Search the data below for "csrc" and report how many lines contain it, with no other text.

BEGIN SUPPLIED DATA

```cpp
int cs_xflag_counts_fetch(cs_engine *eng, uint64_t counts[2][CS_X_COUNTS], int reset);

int cs_last_kernel_ms(cs_engine *eng, float *ms);
int cs_last_kernel_split_ms(cs_engine *eng, float ms[2]);
int cs_kernel_time_totals(cs_engine *eng, uint32_t *calls, float ms[2], int reset);

enum {
  CS_TEXT_OK = 0,
  CS_TEXT_ERR_MALFORMED = 1,
  CS_TEXT_ERR_TOO_LONG = 2,
  CS_TEXT_ERR_IDS_DIFFER = 3,
  CS_TEXT_ERR_LINE_COUNT = 4,
  CS_TEXT_ERR_INFO_MISMATCH = 5,
  CS_TEXT_ERR_INFO_OVERFLOW = 6
};

enum {
  CS_INFO_ON = 1,
  CS_INFO_GZIP = 2,
  CS_INFO_NO_QUAL = 4
};

typedef struct cs_text_params {
  uint8_t has_umi;
  uint8_t untrimmed_filter;
  uint8_t reverse_complement;
  uint8_t compress;
  uint32_t max_tag;
  const char *suffix1[2];
  const char *suffix2[2];
  uint32_t n_bins;
  uint8_t fasta_out;
  uint8_t fasta_routes;
  uint8_t info;
  uint8_t too_long_route;
} cs_text_params;
// ... 43 lines not shown
```

Baseline: 4204.

## Skip score tracking in quiet Myers columns and specialize linear coded staging

```diff
diff --git a/cutseq_amd/capi.py b/cutseq_amd/capi.py
--- a/cutseq_amd/capi.py
+++ b/cutseq_amd/capi.py
@@ -9,7 +9,7 @@
 
 EXPORTS = (
     "cs_abi_version", "cs_last_error", "cs_device_count", "cs_plan_create", "cs_plan_destroy", "cs_plan_set_demux", "cs_plan_set_demux_ops", "cs_plan_set_max_n",
-    "cs_plan_set_max_length", "cs_plan_set_max_ee", "cs_plan_set_ee_reversed", "cs_xflag_counts_fetch", "cs_text_discards",
+    "cs_plan_set_max_length", "cs_plan_set_max_ee", "cs_plan_set_ee_reversed", "cs_plan_walk_info", "cs_xflag_counts_fetch", "cs_text_discards",
     "cs_engine_create", "cs_engine_destroy", "cs_trim_device", "cs_trim_device_pipelined", "cs_join", "cs_trim_batch", "cs_sync",
     "cs_stats_fetch", "cs_last_kernel_ms", "cs_last_kernel_split_ms", "cs_kernel_time_totals", "cs_alloc_pinned", "cs_alloc_pinned_huge", "cs_free_pinned", "cs_alloc_device",
     "cs_free_device", "cs_copy_to_device", "cs_copy_to_host",
@@ -63,6 +63,9 @@
     L.cs_plan_set_max_ee.argtypes = [vp, C.c_double]
     L.cs_plan_set_ee_reversed.restype = i32
     L.cs_plan_set_ee_reversed.argtypes = [vp, i32]
+    if hasattr(L, "cs_plan_walk_info"):
+        L.cs_plan_walk_info.restype = i32
+        L.cs_plan_walk_info.argtypes = [vp, i32, C.POINTER(u32 * 6)]
     L.cs_xflag_counts_fetch.restype = i32
     L.cs_xflag_counts_fetch.argtypes = [vp, vp, i32]
     L.cs_text_discards.restype = i32
diff --git a/cutseq_amd/csrc/cutseq_hip.hip b/cutseq_amd/csrc/cutseq_hip.hip
--- a/cutseq_amd/csrc/cutseq_hip.hip
+++ b/cutseq_amd/csrc/cutseq_hip.hip
@@ -567,8 +567,10 @@
         csdev::DevOp &f = p->host.ops[m][0];
         const bool free_ends = (f.op.align_flags & (CS_QUERY_START | CS_QUERY_STOP)) == (CS_QUERY_START | CS_QUERY_STOP);
         if (f.op.kind == CS_OP_ADAPTER && f.filter_mode == csdev::FILTER_MYERS32 && !f.op.reversed && free_ends &&
-            f.op.shortcut == CS_SHORTCUT_NONE && !f.exists_only && log_friendly(f.op.m, f.op.k))
+            f.op.shortcut == CS_SHORTCUT_NONE && !f.exists_only && log_friendly(f.op.m, f.op.k)) {
           f.solo_first = 1;
+          f.quiet_groups = (uint32_t)csdev::quiet_columns((int)f.op.align_flags, f.op.m, f.op.k, nullptr) / 8u;
+        }
       }
       if (!allow || cnt[m] < 2) continue;
       csdev::DevOp &a = p->host.ops[m][0];
@@ -597,6 +599,7 @@
           }
         a.pair_tn[(j - 1) >> 3] |= (uint32_t)(best + 1) << (4 * ((j - 1) & 7));
       }
+      a.quiet_groups = (uint32_t)csdev::quiet_columns((int)b.op.align_flags, b.op.m, b.op.k, a.pair_tn) / 8u;
     }
   }
   *out = p;
@@ -632,6 +635,18 @@
 int cs_plan_set_ee_reversed(cs_plan *plan, int reversed) {
   if (!plan) return fail(CS_ERR_ARG, "null plan");
   plan->host.ee_reversed = reversed ? 1u : 0u;
+  return CS_OK;
+}
+
+int cs_plan_walk_info(const cs_plan *plan, int mate, uint32_t info[6]) {
+  if (!plan || !info) return fail(CS_ERR_ARG, "null plan or info");
+  if (mate < 1 || mate > 2) return fail(CS_ERR_ARG, "mate %d: 1 or 2", mate);
+  memset(info, 0, 6 * sizeof info[0]);
+  if (plan->host.n_ops[mate - 1] < 1) return CS_OK;
+  const csdev::DevOp &a = plan->host.ops[mate - 1][0];
+  info[0] = a.pair_next ? 2u : a.solo_first ? 1u : 0u;
+  info[1] = a.quiet_groups;
+  for (int i = 0; i < 4; ++i) info[2 + i] = a.pair_tn[i];
   return CS_OK;
 }
 
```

END SUPPLIED DATA

* WRITTEN REPLY:
3